[Data records]

diff --git a/matrix0_b200/csrc/nn_tc_kernels.cu b/matrix0_b200/csrc/nn_tc_kernels.cu
--- a/matrix0_b200/csrc/nn_tc_kernels.cu
+++ b/matrix0_b200/csrc/nn_tc_kernels.cu
@@ -20,6 +20,8 @@
 int nn_gn_act_res(const float* x, const float* gamma, const float* beta, const float* residual, long long residual_bstride, float* out,
                   __nv_bfloat16* out_half, int B, int C, int act, cudaStream_t s);
 int nn_attention_tc(const void* qkv_half, const float* rel_bias, void* out_half, int B, int C, int heads, float mix, cudaStream_t s);
+int nn_attention_fused(const CUtensorMap* a_map, const CUtensorMap* w_map, const float* rel_bias, void* out_half, int B, int C, int heads, float mix,
+                       cudaStream_t s);
 int nn_se_tail(const float* part, int splits, long long split_stride, int ld, const float* b1, const float* w2t, const float* b2, float* gate, int B,
                int C, int hid, int act, cudaStream_t s);
 int nn_value_tail(const float* gate, const float* h, const float* w3, const float* b3, float* values, int B, int C, cudaStream_t s);
@@ -150,6 +152,7 @@
 struct TcBlock {
   TcWeight conv1, conv2, qkv, proj;
   TcWeight se_fold, se_w2;
+  CUtensorMap qkv_heads;
 };
 
 struct TcState {
@@ -169,6 +172,7 @@
   size_t se_rows = 0;
   CUtensorMap prims_mat, se_hid_mat;
   __nv_bfloat16* planes_h = nullptr;
+  bool att_fused = true;
   __nv_bfloat16* qkv_h = nullptr;
   bool heads_tc = false;
   TcWeight pol_conv, pol_fc1, pol_fc2, val_conv1, val_conv2, val_fc1, val_fc2, val_gate;
@@ -515,7 +519,7 @@
   M0_CUDA_TRY(cudaMalloc((void**)&st->se_hid, (size_t)need * (n->cfg.se_hidden > 0 ? n->cfg.se_hidden : 1) * 4));
   M0_CUDA_TRY(cudaMalloc((void**)&st->se_gate, (size_t)need * C * 4));
   M0_CUDA_TRY(cudaMalloc((void**)&st->planes_h, (size_t)need * 64 * 64 * 2));
-  M0_CUDA_TRY(cudaMalloc((void**)&st->qkv_h, (size_t)need * 64 * 3 * C * 2));
+  if (!st->att_fused) M0_CUDA_TRY(cudaMalloc((void**)&st->qkv_h, (size_t)need * 64 * 3 * C * 2));
   if (st->heads_tc) {
     const size_t rp = (size_t)st->pol_rank_pad;
     M0_CUDA_TRY(cudaMalloc((void**)&st->ph_h, (size_t)need * 4096 * 2));
@@ -639,6 +643,7 @@
     }
     st->hid_pad = (c.se_hidden + 63) / 64 * 64;
     st->se_fused = env_int("M0_TC_FUSE_SE", 1) != 0 && pair_ok(C) && (!c.se || c.se_hidden <= 256);
+    st->att_fused = env_int("M0_ATT_FUSED", 1) != 0;
     st->blocks.resize(c.blocks);
     for (int i = 0; i < c.blocks && rc == M0_OK; ++i) {
       const m0_block_weights& b = n->w.blocks[i];
@@ -660,6 +665,7 @@
       }
       if (b.has_attention) {
         if ((rc = make_weight(st, &st->blocks[i].qkv, b.att_qkv_w, 3 * C, C, slice_width_for(3 * C, C), s)) != M0_OK) break;
+        if (st->att_fused && (rc = make_map_2d(&st->blocks[i].qkv_heads, st->blocks[i].qkv.w, 3 * (uint64_t)C, (uint64_t)C, 16)) != M0_OK) break;
         if ((rc = make_weight(st, &st->blocks[i].proj, b.att_proj_w, C, C, env_int("M0_TC_SLICE_PROJ", 1) ? slice_width_for(C, C) : C, s)) != M0_OK) break;
       }
     }
@@ -715,7 +721,7 @@
     TRY(make_map_out(&st->t1_out, n->t1, (uint64_t)M, C, true));
     TRY(make_map_out(&st->t2h_out, n->t2, (uint64_t)M, C, false));
     TRY(make_map_out(&st->t2f_out, n->t2, (uint64_t)M, C, true));
-    TRY(make_map_out(&st->qkv_out, st->qkv_h, (uint64_t)M, 3 * (uint64_t)C, false));
+    if (st->qkv_h) TRY(make_map_out(&st->qkv_out, st->qkv_h, (uint64_t)M, 3 * (uint64_t)C, false));
     TRY(make_map_out(&st->x_io, n->x, (uint64_t)M, C, true, true));
     st->x_ptr = n->x;
     st->t1_ptr = n->t1;
@@ -799,7 +805,9 @@
     }
     if (run_att) {
       const float* rb = c.attention_relbias ? b.att_rel_bias : nullptr;
-      if (tc_att) {
+      if (tc_att && st->att_fused) {
+        PROF("attention_tc", nn_attention_fused(&st->a1_mat, &tb.qkv_heads, rb, st->a2, B, C, c.attention_heads, c.attention_unmasked_mix, s));
+      } else if (tc_att) {
         PROF("gemm_qkv", gemm_rows64(st, st->a1_mat, tb.qkv, B, C, nullptr, st->qkv_h, 3 * C, s, &st->qkv_out));
         PROF("attention_tc", nn_attention_tc(st->qkv_h, rb, st->a2, B, C, c.attention_heads, c.attention_unmasked_mix, s));
       } else {
diff --git a/matrix0_b200/csrc/tc_gemm.cuh b/matrix0_b200/csrc/tc_gemm.cuh
--- a/matrix0_b200/csrc/tc_gemm.cuh
+++ b/matrix0_b200/csrc/tc_gemm.cuh
@@ -3,6 +3,7 @@
 #include <cuda_bf16.h>
 #include <cuda_fp16.h>
 #include "nn.cuh"
+#include "tc_ptx.cuh"
 
 namespace m0 {
 namespace tc {
@@ -11,124 +12,6 @@
 static constexpr int BK = 64;
 static constexpr int A_TILE_BYTES = BM * BK * 2;
 static constexpr int NUM_THREADS = 320;
-
-__device__ __forceinline__ uint32_t smem_u32(const void* p) { return (uint32_t)__cvta_generic_to_shared(p); }
-
-__device__ __forceinline__ void mbar_init(uint64_t* bar, uint32_t count) {
-  asm volatile("mbarrier.init.shared::cta.b64 [%0], %1;" ::"r"(smem_u32(bar)), "r"(count) : "memory");
-}
-__device__ __forceinline__ void mbar_expect_tx(uint64_t* bar, uint32_t bytes) {
-  asm volatile("mbarrier.arrive.expect_tx.shared::cta.b64 _, [%0], %1;" ::"r"(smem_u32(bar)), "r"(bytes) : "memory");
-}
-__device__ __forceinline__ void mbar_arrive(uint64_t* bar) {
-  asm volatile("mbarrier.arrive.shared::cta.b64 _, [%0];" ::"r"(smem_u32(bar)) : "memory");
-}
-__device__ __forceinline__ void mbar_wait(uint64_t* bar, uint32_t parity) {
-  asm volatile(
-      "{\n\t"
-      ".reg .pred p;\n\t"
-      "WAIT_%=:\n\t"
-      "mbarrier.try_wait.parity.shared::cta.b64 p, [%0], %1;\n\t"
-      "@p bra DONE_%=;\n\t"
-      "bra WAIT_%=;\n\t"
-      "DONE_%=:\n\t"
-      "}\n" ::"r"(smem_u32(bar)), "r"(parity)
-      : "memory");
-}
-__device__ __forceinline__ void fence_barrier_init() { asm volatile("fence.mbarrier_init.release.cluster;" ::: "memory"); }
-__device__ __forceinline__ void fence_proxy_async() { asm volatile("fence.proxy.async.shared::cta;" ::: "memory"); }
-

### ACTION ITEM
Of the entries above, repeat exactly the lines from the line with "C, int act, cudaStream_t s);" through the line with "int nn_attention_tc(const void*", both of them included.

### RESPONSE BOX
                   __nv_bfloat16* out_half, int B, int C, int act, cudaStream_t s);
 int nn_attention_tc(const void* qkv_half, const float* rel_bias, void* out_half, int B, int C, int heads, float mix, cudaStream_t s);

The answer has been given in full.